> [Exercise instructions] The answer must be every line of the records below that contains the word "call", copied out.

* * * * * * * * *

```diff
@@ -633,8 +634,9 @@
             break
         w16 = packs16.get((l, "Wh")) if packs16 else None
         d = _layer_desc(call, lnt, lay, lcfg, l == 1, call.nsplit if w16 is not None else 0, _pk(call, l, l) & 3)
+        duo = l == 1 and (call.fc1_duo & 1) and (L.stpde_jet_fc1_duo_supported(C.byref(d)) & 1)
         with _timed("layer%d_fwd" % l):
-            check(L.stpde_jet_layer_fwd(C.byref(d), ptr(bufs[l - 1]), ptr(X), ptr(pv(packs, l, "Wh")),
+            check((L.stpde_jet_fc1_duo_fwd if duo else L.stpde_jet_layer_fwd)(C.byref(d), ptr(bufs[l - 1]), ptr(X), ptr(pv(packs, l, "Wh")),
                                         ptr(pv(packs, l, "Ws")), ptr(pv(packs, l, "tanc")), ptr(pv(packs, 0, "Ws")),
                                         ptr(pv(packs, 0, "tanc")), ptr(bufs[l]), ptr(cw), ptr(w16),
                                         ptr(z0) if l == 1 else None, st))
@@ -732,8 +734,9 @@
                 check(L.stpde_jet_layer_bwd_to(C.byref(d), ptr(abar[l]), ptr(pv(packs, l, "WhT")), ptr(bufs[l - 1]),
                                                ptr(abar[l - 1]), ptr(cw), ptr(pbar), ptr(w16), st))
             continue
+        duo = l == 1 and (call.fc1_duo & 2) and (L.stpde_jet_fc1_duo_supported(C.byref(d)) & 2)
         with _timed("layer%d_dgrad" % l):
-            check(L.stpde_jet_layer_bwd(C.byref(d), ptr(abar[l]), ptr(pv(packs, l, "WhT")),
+            check((L.stpde_jet_fc1_duo_bwd if duo else L.stpde_jet_layer_bwd)(C.byref(d), ptr(abar[l]), ptr(pv(packs, l, "WhT")),
                                         ptr(bufs[l - 1]) if l > 1 else None, ptr(X), ptr(pv(packs, 0, "Ws")),
                                         ptr(pv(packs, 0, "tanc")), ptr(abar0), ptr(cw), ptr(pbar), ptr(w16),
                                         ptr(tan0) if l == 1 else None, ptr(z0) if l == 1 else None, st))
@@ -999,6 +1002,13 @@
 
 def fc2_fused_enabled():
     return bool(fc2_fused) and _lib.tune_value("fc2_bwd_fused") != 2
+
+
+fc1_duo = None
+
+
+def fc1_duo_enabled():
+    return {0: 3, 1: 3, 2: 0, 3: 1, 4: 2}.get(_lib.tune_value("fc1_duo"), 3) if fc1_duo else 0
 
 
 DEFAULT_CHUNK = 1 << 20
diff --git a/space_time_pde_amd/train_step.py b/space_time_pde_amd/train_step.py
--- a/space_time_pde_amd/train_step.py
+++ b/space_time_pde_amd/train_step.py
@@ -101,11 +101,15 @@
     prev_fc2 = lig_jet.fc2_fused
     if prev_fc2 is None:
         lig_jet.fc2_fused = True
+    prev_duo = lig_jet.fc1_duo
+    if prev_duo is None:
+        lig_jet.fc1_duo = True
     try:
         return _sharded_step(unet, imnet, pde_layer, input_grid, point_coord, point_value, n_points_global, alpha_reg,
                              alpha_pde, loss_type, xmin, xmax, distributed, sync_unet_grads)
     finally:
         lig_jet.fc2_fused = prev_fc2
+        lig_jet.fc1_duo = prev_duo
         if prev_deferred is not None:
             unet.deferred_weight_grads = prev_deferred
 
```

* * * * * * * * *

> [Exercise result]
         d = _layer_desc(call, lnt, lay, lcfg, l == 1, call.nsplit if w16 is not None else 0, _pk(call, l, l) & 3)
+        duo = l == 1 and (call.fc1_duo & 1) and (L.stpde_jet_fc1_duo_supported(C.byref(d)) & 1)
+        duo = l == 1 and (call.fc1_duo & 2) and (L.stpde_jet_fc1_duo_supported(C.byref(d)) & 2)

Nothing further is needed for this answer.